OK I understand. It sounds like a low IQ poorly connected mind that it could happen in though. I do know some people just don't join the dots though and are followers rather than thinkers.

Some people just don't think.


----------



## ugh1979

targetbuddy said:


> I don't think humanity will ever move past theistic beliefs. As long as there are unexplained mysteries in the universe, people will try to say that they are beyond our understanding.


Oh yeah I don't think it will be eradicated, just become a minority belief, like it is in much of northern Europe already. I've only ever met 4 Christians in my life! :lol

However there will always be people who want to think there is more to their lives than there is and follow outlandish fanciful stories rather than challenging their often feeble minds to actually grasp and accept modern knowledge.

It's not easy understanding the universe, and of some people struggle to accept that they aren't special and that they don't have the privilege of an afterlife.


----------



## jingybopa

millenniumman75 said:


> ...as if this Presidency isn't close to it. No - I would not be comfortable with an Atheist President.


 Would you comfortable with a muslim....jewish....hindu....buddhist...(you get the idea) president? or you being a good "christian" only comfortable with presidents who happen to be christians?


----------



## ugh1979

millenniumman75 said:


> ...as if this Presidency isn't close to it. No - I would not be comfortable with an Atheist President.

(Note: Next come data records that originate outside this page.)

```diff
-                if (gl == 0 && p0 < len) {
-                    best = max(best, max(h.M, sc + h.P));
-                    sc = max(h.a, sc + h.b);
-                }
-            }
-            const int r0 = __shfl(best, 0), r1 = __shfl(best, 16), r2 = __shfl(best, 32), r3 = __shfl(best, 48);
-            const int rel = lane - ((int)k0 + u * 4);
-            if (rel >= 0 && rel < 4) my_score = rel == 0 ? r0 : (rel == 1 ? r1 : (rel == 2 ? r2 : r3));
+            if constexpr (PROF) {
+                g = seg_cells_rows_n<4>(tw, prows + (size_t)qo * PF_PROW, nn);
+            } else {
+                uint32_t qw[4], cw[4];
+                load_cells<4>(qr + qo, qw);
+                load_cells<4>(qc + qo, cw);
+                g = seg_cells_n<4>(tw, qw, cw, nn, smat);
+                g.P = nn > 0 ? g.P : -(1 << 28);
+            }
+            g = seg_scan64(g, lane, head);
+            const uint32_t end = base + units;
+            const bool meets = units != 0u && base < x0 + 64u && end > x0;
+            const int src = (int)((min(end, x0 + 64u) - x0 - 1u) & 63u);
+            Seg h;
+            h.a = __shfl(g.a, src);
+            h.b = __shfl(g.b, src);
+            h.P = __shfl(g.P, src);
+            h.M = __shfl(g.M, src);
+            if (meets) {
+                best = max(best, max(h.M, sc + h.P));
+                sc = max(h.a, sc + h.b);
+            }
         }
     };
-    for (uint32_t k0 = 0; k0 < nin; k0 += 4 * UN) {
-        const bool mine = (uint32_t)lane >= k0 && (uint32_t)lane < k0 + 4u * UN && has;
-        if (ballot(mine && my_len > 256)) trip(std::integral_constant<int, 6>{}, k0);
-        else trip(std::integral_constant<int, 4>{}, k0);
-    }
-    c.score = (uint32_t)my_score;
+    if (U != 0u) {
+        if (prows) deal(std::true_type{});
+        else deal(std::false_type{});
+    }
+    c.score = (uint32_t)best;
     if (score_out) *score_out = c.score;
     if constexpr (!SLOTS) return cells;
     if (has) {
@@ -927,7 +934,7 @@
             c.diag = (uint16_t)(kd >> 12);
             c.score = M.cand[wave][2][lane];
         }
-        uint64_t cells = score_chunk(A, M.smat, bucket, q, 0, ncand, ncand, c, bshift);
+        uint64_t cells = score_chunk(A, M.smat, bucket, q, 0, ncand, ncand, c, bshift, mark);
         if (A.cell_counter) wave_sum_to((unsigned long long *)&A.cell_counter[q], cells);
     }
 }
@@ -942,7 +949,7 @@
     else replay_bucket_impl<false>(A, M, bucket);
 }
 
-__device__ __forceinline__ void ungapped_bucket(const PfDedupArgs &A, const int8_t *smat, uint64_t bucket) {
+__device__ __forceinline__ void ungapped_bucket(const PfDedupArgs &A, const int8_t *smat, uint8_t *mark, uint64_t bucket) {
     const int lane = lane_id();
     const uint32_t B = A.bins;
     const uint32_t ncand = A.cand_count[bucket];
@@ -954,25 +961,26 @@
         const uint32_t nin = min(64u, ncand - cb0);
         PfCand c = pf_cand_zero();
         if ((uint32_t)lane < nin) c = *cand_slot(A, bucket, cb0 + (uint32_t)lane);
-        cells += score_chunk(A, smat, bucket, q, cb0, nin, ncand, c, bshift);
+        cells += score_chunk(A, smat, bucket, q, cb0, nin, ncand, c, bshift, mark);
     }
     if (A.cell_counter) wave_sum_to((unsigned long long *)&A.cell_counter[q], cells);
 }
 
 __global__ __launch_bounds__(256) void pf_ungapped_kernel(PfDedupArgs A) {
     __shared__ int8_t smat[32 * 32];
+    __shared__ uint8_t mark[4][64];
     const int wave = (int)(threadIdx.x >> 6);
     pf_load_smat32<256>(smat, A.mat, A.alphabet);
     __syncthreads();
     const uint32_t B = A.bins;
     if (A.big_list) {
         const uint32_t n = *A.big_count;
-        for (uint32_t i = blockIdx.x * 4u + (uint32_t)wave; i < n; i += gridDim.x * 4u) ungapped_bucket(A, smat, (uint64_t)A.q_first * B + A.big_list[i]);
+        for (uint32_t i = blockIdx.x * 4u + (uint32_t)wave; i < n; i += gridDim.x * 4u) ungapped_bucket(A, smat, mark[wave], (uint64_t)A.q_first * B + A.big_list[i]);
         return;
     }
     const uint64_t bucket = (uint64_t)A.q_first * B + (uint64_t)blockIdx.x * 4u + (uint32_t)wave;
     if (bucket >= (uint64_t)(A.q_first + A.n_queries) * B) return;
-    ungapped_bucket(A, smat, bucket);
+    ungapped_bucket(A, smat, mark[wave], bucket);
 }
 
 __global__ __launch_bounds__(256) void pf_count_kernel(PfDedupArgs A) {
@@ -1177,16 +1185,12 @@
                 h = seg_cells_n<4>(tw, qw, cw, min(16, len - o), smat);
             }
         }
-        h = seg_tree16(h, lane & 15);
-        Seg g[4];
-#pragma unroll
-        for (int k = 0; k < 4; k++) {
-            g[k].a = __shfl(h.a, 16 * k);
-            g[k].b = __shfl(h.b, 16 * k);
-            g[k].P = __shfl(h.P, 16 * k);
-            g[k].M = __shfl(h.M, 16 * k);
-        }
-        const Seg all = seg_combine(seg_combine(g[0], g[1]), seg_combine(g[2], g[3]));
+        h = seg_scan64(h, lane, 0);
+        Seg all;
+        all.a = __builtin_amdgcn_readlane(h.a, 63);
+        all.b = __builtin_amdgcn_readlane(h.b, 63);
+        all.P = __builtin_amdgcn_readlane(h.P, 63);
+        all.M = __builtin_amdgcn_readlane(h.M, 63);
         best = max(best, max(all.M, sc + all.P));
         sc = max(all.a, sc + all.b);
     }
@@ -1618,7 +1622,7 @@
         c.diag = (uint16_t)__shfl((int)my_diag, src);
         c.pad = 0;
         uint32_t sc = 0;
-        (void)score_chunk<false>(D, smat, bucket, q, 0, cnt, 65u, c, bshift, &sc);
+        (void)score_chunk<false>(D, smat, bucket, q, 0, cnt, 65u, c, bshift, reinterpret_cast<uint8_t *>(tab + 128), &sc);
         tab[64 + lane] = sc;
         __builtin_amdgcn_wave_barrier();
         if (need) cur[idx].score = tab[64 + mine];
```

*cough* But you would with a Mormon one?

Please don't duck the direct question I asked you.


----------



## Idgie

Well, we have had presidents who are non Christian and didn't believe in religion in the traditional sense ( Lincoln, Jefferson). In today's America though, with the religious right having so much influence and voters being more polarized than ever before, I think it would take at least a generation or so before an atheist could stand a chance.


----------



## albrecht

ugh1979 said:


> OK I understand. It sounds like a low IQ poorly connected mind that it could happen in though. I do know some people just don't join the dots though and are followers rather than thinkers.
> 
> Some people just don't think.


I don't think there's a connection between dissociation and IQ. It's not solely a religious phenomenon. We distort reality in all kinds of ways, most of which are harmless (and in some cases make us happier), e.g. whatever the case may be, thinking that we're smart, or funny, or kind, or likable, or that we are destined for a better job or relationship. These beliefs or states of mind may collapse with experience at one time or another, but acting or not acting on these beliefs doesn't necessarily make a person less or more intelligent.

The bottom line of religion (this is a generalization, of course) is that the source or ground of existence is benevolent or works in our favor. Orthodoxy, perhaps, is the perception of the eschatological "gesture" by which this benevolence is made known, how it is being performed (or how it can be or must be encountered). So it's _not_ like the analogy between religion and a group of blind people clutching a different part of the elephant. It's not that people perceive different parts of the same benevolence, same source of existence. It's that the gesture, for them, _is_ the thing. If you take away the gesture, nothing of either the source or the divine favor remains.

So in the relation between dissociation and religious belief it's more important to look at what the gesture _achieves_ as it is oriented toward the future than at the gesture itself, in the same way that one might look at the performances or acts that people hinge their often distorted but optimistic beliefs about themselves on.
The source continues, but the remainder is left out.